--- START ---
extern "C" int pai_cast(int src_dtype, const void* src, int dst_dtype, void* dst, int64_t numel,
                        void* stream) {
    PAI_CHECK(src && dst, "pai_cast: null pointer");
    int64_t blocks = (numel + 1023) / 1024;
    if (blocks > 4096) blocks = 4096;
    if (blocks < 1) blocks = 1;
    hipStream_t s = (hipStream_t)stream;
    dim3 g((int)blocks), b(256);
    if (src_dtype == PAI_F32 && dst_dtype == PAI_BF16)
        PAI_LAUNCH((cast_k<float, bf16_t>), g, b, 0, s, (const float*)src, (bf16_t*)dst, numel);
    else if (src_dtype == PAI_BF16 && dst_dtype == PAI_F32)
        PAI_LAUNCH((cast_k<bf16_t, float>), g, b, 0, s, (const bf16_t*)src, (float*)dst, numel);
    else if (src_dtype == PAI_F32 && dst_dtype == PAI_F32)
        PAI_LAUNCH((cast_k<float, float>), g, b, 0, s, (const float*)src, (float*)dst, numel);
    else if (src_dtype == PAI_BF16 && dst_dtype == PAI_BF16)
        PAI_LAUNCH((cast_k<bf16_t, bf16_t>), g, b, 0, s, (const bf16_t*)src, (bf16_t*)dst, numel);
    else
// ... 260 lines not shown
    v = vi;
    p = p - lr_over_bc1 * mi / __builtin_fmaf(sqrtf(vi), inv_sqrt_bc2, eps);
}

__global__ __launch_bounds__(256) void adam_k(float* p, const float* g, float* m, float* v, int64_t numel,
                                              float lr_over_bc1, float beta1, float beta2, float omb1, float omb2,
                                              float eps, float inv_sqrt_bc2) {
    for (int64_t i = (int64_t)blockIdx.x * 256 + threadIdx.x; i < numel; i += (int64_t)gridDim.x * 256) {
        adam1(p[i], m[i], v[i], g[i], lr_over_bc1, beta1, beta2, omb1, omb2, eps, inv_sqrt_bc2);
    }
}

extern "C" int pai_adam(float* param, const float* grad, float* exp_avg, float* exp_avg_sq, int64_t numel,
                        float lr, float beta1, float beta2, float eps, int step_count, void* stream) {
    PAI_CHECK(param && grad && exp_avg && exp_avg_sq && step_count >= 1, "pai_adam: bad arguments");
    float lr_over_bc1, inv_sqrt_bc2;
    pai::adam_coeffs(lr, beta1, beta2, step_count, &lr_over_bc1, &inv_sqrt_bc2);
    int64_t blocks = (numel + 1023) / 1024;
    if (blocks > 8192) blocks = 8192;
    if (blocks < 1) blocks = 1;
    pai::plan_mark_adam(5, 11, lr, beta1, beta2, step_count);
    PAI_LAUNCH(adam_k, dim3((int)blocks), dim3(256), 0, (hipStream_t)stream, param, grad, exp_avg,
                       exp_avg_sq, numel, lr_over_bc1, beta1, beta2, (float)(1.0 - (double)beta1),
                       (float)(1.0 - (double)beta2), eps, inv_sqrt_bc2);
    PAI_LAUNCH_CHECK();
    return 0;
}

__global__ __launch_bounds__(256) void adam_pack64_k(float* p, const float* g, float* m, float* v, int64_t numel,
                                                     int64_t w_off, int Cout, int taps, int Cin, bf16_t* wf, bf16_t* wd,
                                                     int ntiles, float lr_over_bc1, float beta1, float beta2, float omb1,
                                                     float omb2, float eps, float inv_sqrt_bc2) {
    __shared__ float tile[64][65];
    const int tid = threadIdx.x;
    if ((int)blockIdx.x >= ntiles) {
        const int64_t wn = (int64_t)Cout * taps * Cin;
        const int64_t rest = numel - wn;
        for (int64_t k = (int64_t)(blockIdx.x - ntiles) * 256 + tid; k < rest; k += (int64_t)(gridDim.x - ntiles) * 256) {
            const int64_t i = k < w_off ? k : k + wn;
            adam1(p[i], m[i], v[i], g[i], lr_over_bc1, beta1, beta2, omb1, omb2, eps, inv_sqrt_bc2);
        }
        return;
    }
    const int nci = Cin / 64, nco = Cout / 64;
    const int lb = blockIdx.x;
    const int ci0 = (lb % nci) * 64, co0 = ((lb / nci) % nco) * 64, t = lb / (nci * nco);
    const int q = tid & 15, r0 = tid >> 4;
#pragma unroll
    for (int j = 0; j < 4; ++j) {
        const int r = r0 + 16 * j;
        const int64_t i = w_off + ((int64_t)(co0 + r) * taps + t) * Cin + ci0 + 4 * q;
        const float4 g4 = *(const float4*)(g + i);
        float4 m4 = *(const float4*)(m + i), v4 = *(const float4*)(v + i), p4 = *(const float4*)(p + i);
        float* pe = &p4.x; float* me = &m4.x; float* ve = &v4.x; const float* ge = &g4.x;
#pragma unroll
        for (int e = 0; e < 4; ++e) {
            adam1(pe[e], me[e], ve[e], ge[e], lr_over_bc1, beta1, beta2, omb1, omb2, eps, inv_sqrt_bc2);
            tile[r][4 * q + e] = pe[e];
        }
        *(float4*)(m + i) = m4;
        *(float4*)(v + i) = v4;
        *(float4*)(p + i) = p4;
    }
    __syncthreads();
    const int c = tid & 7, s0 = tid >> 3;
#pragma unroll
    for (int j = 0; j < 2; ++j) {
        const int r = s0 + 32 * j;
        if (wf) {
            unsigned u[4];
#pragma unroll
            for (int e = 0; e < 4; ++e) u[e] = pk2bf(tile[r][8 * c + 2 * e], tile[r][8 * c + 2 * e + 1]);
            *(uint4*)(wf + ((size_t)(co0 + r) * taps + t) * Cin + ci0 + 8 * c) = make_uint4(u[0], u[1], u[2], u[3]);
        }
        if (wd) {
            unsigned u[4];
#pragma unroll
            for (int e = 0; e < 4; ++e) u[e] = pk2bf(tile[8 * c + 2 * e][r], tile[8 * c + 2 * e + 1][r]);
            *(uint4*)(wd + ((size_t)(ci0 + r) * taps + t) * Cout + co0 + 8 * c) = make_uint4(u[0], u[1], u[2], u[3]);
        }
    }
}

extern "C" int pai_adam_pack(float* param, const float* grad, float* exp_avg, float* exp_avg_sq, int64_t numel,
                             int64_t w_off, int Cout, int taps, int Cin, void* w_fwd, void* w_dgrad, float lr,
                             float beta1, float beta2, float eps, int step_count, void* stream) {
    PAI_CHECK(param && grad && exp_avg && exp_avg_sq && step_count >= 1 && (w_fwd || w_dgrad), "pai_adam_pack: bad arguments");
    PAI_CHECK(Cin > 0 && Cout > 0 && taps > 0 && (Cin % 64) == 0 && (Cout % 64) == 0,
              "pai_adam_pack: Cin=%d, Cout=%d must be multiples of 64 (bf16 packs)", Cin, Cout);
    const int64_t wn = (int64_t)Cout * taps * Cin;
    PAI_CHECK(w_off >= 0 && (w_off % 4) == 0 && w_off + wn <= numel, "pai_adam_pack: weight [%lld, %lld) outside the range of %lld",
              (long long)w_off, (long long)(w_off + wn), (long long)numel);
    PAI_CHECK((((uintptr_t)param | (uintptr_t)grad | (uintptr_t)exp_avg | (uintptr_t)exp_avg_sq | (uintptr_t)w_fwd | (uintptr_t)w_dgrad) & 15) == 0,
              "pai_adam_pack: pointers must be 16-byte aligned");
    const int64_t ntiles = (int64_t)(Cin / 64) * (Cout / 64) * taps;
    const int64_t rest = numel - wn;
    int64_t extra = (rest + 1023) / 1024;
    if (extra > 256) extra = 256;
    PAI_CHECK(ntiles + extra < (1ll << 31), "pai_adam_pack: too many tiles");
    float lr_over_bc1, inv_sqrt_bc2;
    pai::adam_coeffs(lr, beta1, beta2, step_count, &lr_over_bc1, &inv_sqrt_bc2);
    pai::plan_mark_adam(12, 18, lr, beta1, beta2, step_count);
    PAI_LAUNCH(adam_pack64_k, dim3((unsigned)(ntiles + extra)), dim3(256), 0, (hipStream_t)stream, param, grad,
                       exp_avg, exp_avg_sq, numel, w_off, Cout, taps, Cin, (bf16_t*)w_fwd, (bf16_t*)w_dgrad, (int)ntiles,
                       lr_over_bc1, beta1, beta2, (float)(1.0 - (double)beta1), (float)(1.0 - (double)beta2), eps,
                       inv_sqrt_bc2);
    PAI_LAUNCH_CHECK();
    return 0;
}

__global__ void adam_coeff_k(long long* step, float* coeff, float lr, float beta1, float beta2) {
    const long long t = *step + 1;
    *step = t;
    const double bc1 = 1.0 - pow((double)beta1, (double)t);
    const double bc2 = 1.0 - pow((double)beta2, (double)t);
    coeff[0] = (float)((double)lr / bc1);
    coeff[1] = (float)(1.0 / sqrt(bc2));
}

__global__ __launch_bounds__(256) void adam_dev_k(float* p, const float* g, float* m, float* v, int64_t numel,
                                                  const float* coeff, float beta1, float beta2, float omb1, float omb2,
                                                  float eps) {
    const float lr_over_bc1 = coeff[0], inv_sqrt_bc2 = coeff[1];
    for (int64_t i = (int64_t)blockIdx.x * 256 + threadIdx.x; i < numel; i += (int64_t)gridDim.x * 256) {
        adam1(p[i], m[i], v[i], g[i], lr_over_bc1, beta1, beta2, omb1, omb2, eps, inv_sqrt_bc2);
    }
}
--- END ---
- The problem
Set down again, word for word, the stretch of records from the line with "const int lb = blockIdx.x;" to the line with "float4 m4 = *(const", both of those lines included.

- Answer to this task
    const int lb = blockIdx.x;
    const int ci0 = (lb % nci) * 64, co0 = ((lb / nci) % nco) * 64, t = lb / (nci * nco);
    const int q = tid & 15, r0 = tid >> 4;
#pragma unroll
    for (int j = 0; j < 4; ++j) {
        const int r = r0 + 16 * j;
        const int64_t i = w_off + ((int64_t)(co0 + r) * taps + t) * Cin + ci0 + 4 * q;
        const float4 g4 = *(const float4*)(g + i);
        float4 m4 = *(const float4*)(m + i), v4 = *(const float4*)(v + i), p4 = *(const float4*)(p + i);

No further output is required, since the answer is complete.